Comets. I recently saw my fifth. Some people don't believe me when I say I saw comet Kohoutek in January, 1974, but I really did. I didn't see another till Hyakutake in March of 1996. Then Hale-Bopp in 1997, everyone saw that one, it was in the sky for months. Comet McNaught made a brief appearance in the the northern hemisphere in January, 2007, and Luke and I were lucky to catch it. Then it went around the sun and went ape-shit for people below the equator. A few months ago I started hearing about comet Pan-STARRS, and as soon as it was reported to be visible in our area, we went looking for it. It was pretty dinky, and you needed binoculars to see it, but that still counts in my book.

Hair. Getting long and driving me crazy, but I'm not ready to chop it off yet. I love how long it is, but I hate how it looks, if that even makes any sense..

Wiscon plans. I haz them. I'm flying into Madison on May 15th, nice and early so I can spend some extra time with the folks. Luke is busy with school, and won't be coming to Wiscon this year. That means no photo booth, unless someone else does it. I hope people still dress up on Sunday night, because I'm planning to! Also, I'm not going to do an LJ/Facebook party.
Wiscon is going to be weird and different for me. Most of the time I'm there, I'm just LOOKING for people, and when I don't find them, I had Luke to go off and do something with. Not this year.
There are a few people who I consider friends, yet I always get the sense that they are only letting me hang around them because the TRULY COOL people they'd rather be around haven't shown up yet. My company is tolerated, but not sought out. I feel like I have to beg to be included. It happened more than once last year. It's going to be a challenge to not feel that way when I'm at the con alone. Imposter syndrome, and a whole bunch of other things are at work here.
Another Wiscon challenge will actually BE the finding of people. I don't tweet, and I barely text.

Which I guess leads to: things I don't do, don't know how to do, or don't know anything about.
*I do not have an i-pod, or any i-device for that matter.
*I'm ashamed to admit I only get XKCD about half the time.
*I guess if I'm going to be able to find people, and find out about things at Wiscon, I'm going to have to learn to tweet. What the hell do you do?

Still on a massive autobiography kick. I'm keeping a list of everything I've read.
*Rob Lowe
*Evan Handler
*Carrie Fisher
*William Shatner, a fun read.
*Betty White, another fun read.
*John Lithgow, incredible book. I've always liked him in TV and movies, and didn't know anything about him as a person. I had no idea he was a Tony-winning Broadway star, as well as a very good writer.
*John Ritter, written by his widow.
*Alison Arngrim, better known as Nellie Oleson from Little House on the Prairie. Another incredible book, a harrowing Hollywood tale, very well written.
*Regis Philbin, why? I've been enjoying stories of how various famous people got their start, the folks they met and worked with in their early days. I don't much care for Regis Philbin, but he's someone who knew and worked with everybody, so why not..?
*Michael J. Fox, two books of his, actually.
*Penny Marshall
*Sissy Spacek
*Pam Grier
*Simon Pegg, a fun book, left me wishing he'd written more, and wishing I was more of a nerd.
Currently reading Walter Cronkite, who definitely has some stories, and tells them well.
Next up- Martin Sheen, Claudia Christian and Dick Van Dyke.

You know how you watch something on YouTube, and on the side are other related videos, and then you've gone down the rabbit hole, and suddenly it's hours later, and you've reconnected with bands you haven't seen in years. That happens to me a lot...
Anyway, this is one of my all-time very favorite songs, and I'd never seen this live version.

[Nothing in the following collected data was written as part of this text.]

# Psy-Fer/SquiggleKit

Hardware: AMD Instinct MI355X
Metric: reads/sec MotifSeq DTW (4k-sample read x 200-sample motif) (higher is better)
Workload: dtype f64 results; u32 fixed-point screening

## Files before the change

### squigglekit_amd/csrc/sk_api.hip

```cpp
#include "sk_common.h"
#include <math.h>
#include <string.h>
#include <stdio.h>
#include <stdlib.h>
#include <vector>

namespace {

int check_i16(const void *sig, int64_t stride, const int32_t *len, int32_t nreads)
{
    if (nreads < 0) return sk_fail(SK_ERR_INVALID, "nreads < 0");
    if (nreads && (!sig || !len)) return sk_fail(SK_ERR_INVALID, "NULL sig/len");
    if (stride <= 0) return sk_fail(SK_ERR_INVALID, "stride must be positive");
    return SK_OK;
}

int check_len_host(const int32_t *len, int32_t nreads, int64_t stride)
{
    for (int32_t r = 0; r < nreads; r++)
        if (len[r] < 0 || (int64_t)len[r] > stride)
            return sk_fail(SK_ERR_INVALID, "len[%d] = %d is outside [0, stride = %lld]", r, len[r], (long long)stride);
    return SK_OK;
}

// ... 42 lines not shown
    cost[0] = fabs(x[0] - y[0]);
    for (int i = 1; i < n; i++) cost[(size_t)i * m] = fabs(x[i] - y[0]) + cost[(size_t)(i - 1) * m];
    for (int j = 1; j < m; j++) cost[j] = fabs(x[0] - y[j]);
    for (int i = 1; i < n; i++) {
        const double *up = cost + (size_t)(i - 1) * m;
        double *row = cost + (size_t)i * m;
        for (int j = 1; j < m; j++) row[j] = fabs(x[i] - y[j]) + cref_min3(up[j], up[j - 1], row[j - 1]);
    }
    const double *last = cost + (size_t)(n - 1) * m;
    int idx = 0;
    double best = last[0];
    if (!(best != best))
        for (int j = 1; j < m; j++) {
            if (last[j] != last[j]) { idx = j; break; }
            if (last[j] < best) { best = last[j]; idx = j; }
        }
    int i = n - 1, j = idx;
    while (i > 0) {
        if (j == 0) { i--; continue; }
        const double up = cost[(size_t)(i - 1) * m + j], dg = cost[(size_t)(i - 1) * m + j - 1], lf = cost[(size_t)i * m + j - 1];
        const double mc = cref_min3(up, dg, lf);
        if (dg == mc)      { i--; j--; }
        else if (lf == mc) { j--; }
        else               { i--; }
    }
    sk_hit h;
    h.dist = last[idx]; h.start = j; h.end = idx; h.n = m; h.flags = 0;
    out[0] = h;
}

struct SubBatches {
    int32_t per = 0, n = 1;
};
SubBatches sub_batches(int32_t nreads, int64_t stride)
{
    SubBatches sb;
    int64_t target = (int64_t)256 << 20;
    if (const char *e = sk_tune("SK_INGEST_MB")) { const long v = atol(e); if (v > 0) target = (int64_t)v << 20; }
    int64_t per = target / (stride * (int64_t)sizeof(int16_t));
    if (per < 4096) per = 4096;
    if (per * 2 > nreads) { sb.per = nreads; sb.n = 1; return sb; }
    sb.n = (int32_t)((nreads + per - 1) / per);
    sb.per = (int32_t)(((int64_t)nreads + sb.n - 1) / sb.n);
    return sb;
}

template <class Step>
int ingest_rows(sk_ctx *c, const SubBatches &B, int16_t *d_rows, const int16_t *sig, int64_t stride, const int32_t *len,
                int32_t nreads, Step step)
{
    int rc;
    if (B.n > 1 && (rc = sk_second_stream(c))) return rc;
    const hipStream_t cs = B.n > 1 ? c->stream2 : c->stream;
    for (int32_t bi = 0; bi < B.n; bi++) {
        const int32_t r0 = bi * B.per;
        const int32_t nr = (nreads - r0 < B.per) ? nreads - r0 : B.per;
        if (nr <= 0) break;
        int16_t *d_sig = d_rows + (size_t)r0 * (size_t)stride;
        int32_t *d_len = (int32_t *)c->len.p + r0;
        SK_HIP(hipMemcpyAsync(d_sig, sig + (size_t)r0 * (size_t)stride, (size_t)nr * (size_t)stride * sizeof(int16_t),
                              hipMemcpyHostToDevice, cs));
        if (len) SK_HIP(hipMemcpyAsync(d_len, len + r0, (size_t)nr * sizeof(int32_t), hipMemcpyHostToDevice, cs));
        if (B.n > 1) {
            SK_HIP(hipEventRecord(c->ev_chunk[bi & 7], cs));
            SK_HIP(hipStreamWaitEvent(c->stream, c->ev_chunk[bi & 7], 0));
        }
        if ((rc = step(r0, nr, d_sig, d_len))) return rc;
    }
    return SK_OK;
}

void redo_forget(sk_ctx *c)
{
    c->redo_route = SK_REDO_NONE;
    c->redo_off.clear();
    c->redo_used = 0;
}

int redo_begin(sk_ctx *c, int32_t nreads, int32_t lists)
{
    redo_forget(c);
    return sk_reserve(c, &c->redo, ((size_t)nreads + 16 * (size_t)lists) * sizeof(int32_t));
}

int redo_list(sk_ctx *c, int route, int32_t nr, int32_t **list)
{
    const size_t end = c->redo_used + (size_t)nr + 16;
    if (end * sizeof(int32_t) > c->redo.cap) return sk_fail(SK_ERR_INVALID, "internal: redo list past its reservation");
    *list = (int32_t *)c->redo.p + c->redo_used;
    c->redo_used = end;
    c->redo_route = route;
    return SK_OK;
}

int redo_count(sk_ctx *c, int route)
{
    if (c->redo_route != route) return -1;
    SK_HIP(hipStreamSynchronize(c->stream));
    int total = 0;
    for (size_t o : c->redo_off) {
        int32_t v = 0;
        SK_HIP(hipMemcpy(&v, (const int32_t *)c->redo.p + o, sizeof v, hipMemcpyDeviceToHost));
        total += v;
    }
    return total;
}
// ... 2388 lines not shown
```

### squigglekit_amd/csrc/sk_common.h

```cpp
#pragma once
#include <hip/hip_runtime.h>
#include <stdint.h>
#include <stddef.h>
#include <stdarg.h>
#include <vector>
#include "squigglekit_hip.h"

#define SK_MAX_DEVICES 16
#define SK_WAVE 64

struct sk_prep {
    int32_t n;
    int32_t flags;
    double  center;
    double  scale;
    double  top;
    double  bot;
};

#define SK_IFLAG_INPLACE 0x100
#define SK_FLAG_PUBLIC   0xff

enum sk_prep_mode { SK_PREP_MEDMAD = 0, SK_PREP_ZSCALE = 1, SK_PREP_SEGMENT = 2, SK_PREP_DRNA = 3 };

enum sk_redo_route { SK_REDO_NONE = 0, SK_REDO_I16 = 1, SK_REDO_F64 = 2, SK_REDO_PA = 3 };

struct sk_buf {
    void  *p = nullptr;
    size_t cap = 0;
};

struct sk_panel_motif {
    int32_t xoff;
    int32_t P;
    int32_t k;
    int32_t pad;
};
struct sk_panel_group {
    int32_t L, R;
    int32_t first, count;
};
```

Another time, I'll tell tales about getting my nails done for the first time in years, how I was too chicken to sing karaoke (again), but had a great time anyway. Also, why our downstairs neighbor's boyfriend is a jerk.

February 13th, 2013

01:30 pm: I've Built Up A Checklist Of Things I Could Post About...
Nearly a month since my last post. Here are the things happening in the realm of me:

*Still reading biographies. In the first bunch I mentioned last time, I forgot about the books by Mindy Kaling, and James Garner. Also read Jimmy Walker, and Gene Wilder. I definitely prefer an autobiography, even if they're helped by somebody. I want to hear someone tell their own story.
I went and got myself a library card, I haven't had one since I was a kid. But I'm pretty bored these days, and I have no patience for fiction, so biographies do it for me. Randomly scouring the shelves at my neighborhood branch the other day, I grabbed Marty Feldman, Garry Marshall and Roger Ebert.

*My parents, who both lived in Madison their whole lives, decided a couple years ago that they were sick of winter. They go to Vegas for a week every February, but it wasn't enough anymore. They wanted to try being "snowbirds" - people of cold climes, who travel south (or west) for some or all of winter. Mom and dad like Arizona, they have friends there, and also relatives on both sides of the family. They did a lot of research, checked out some senior snowbird communities during previous trips, and settled on the town of Bullhead City, where my uncle lives. They rented a furnished apartment, and they'll stay for a month. If they like it, maybe next year it'll be for longer. I'm so glad that my folks are able to do this.
My biggest concern is for the house back in Madison. They have some neighbors they can trust, who will keep an eye out, and shovel the drive when it snows, but I worry anyway.
When I want to know what the weather is like in Madison, I can look here- Madison traffic cameras
The camera for Truax, is about a block from mom and dad's house. I think it's cool that I can watch real-time road conditions of a place so familiar, yet so far away.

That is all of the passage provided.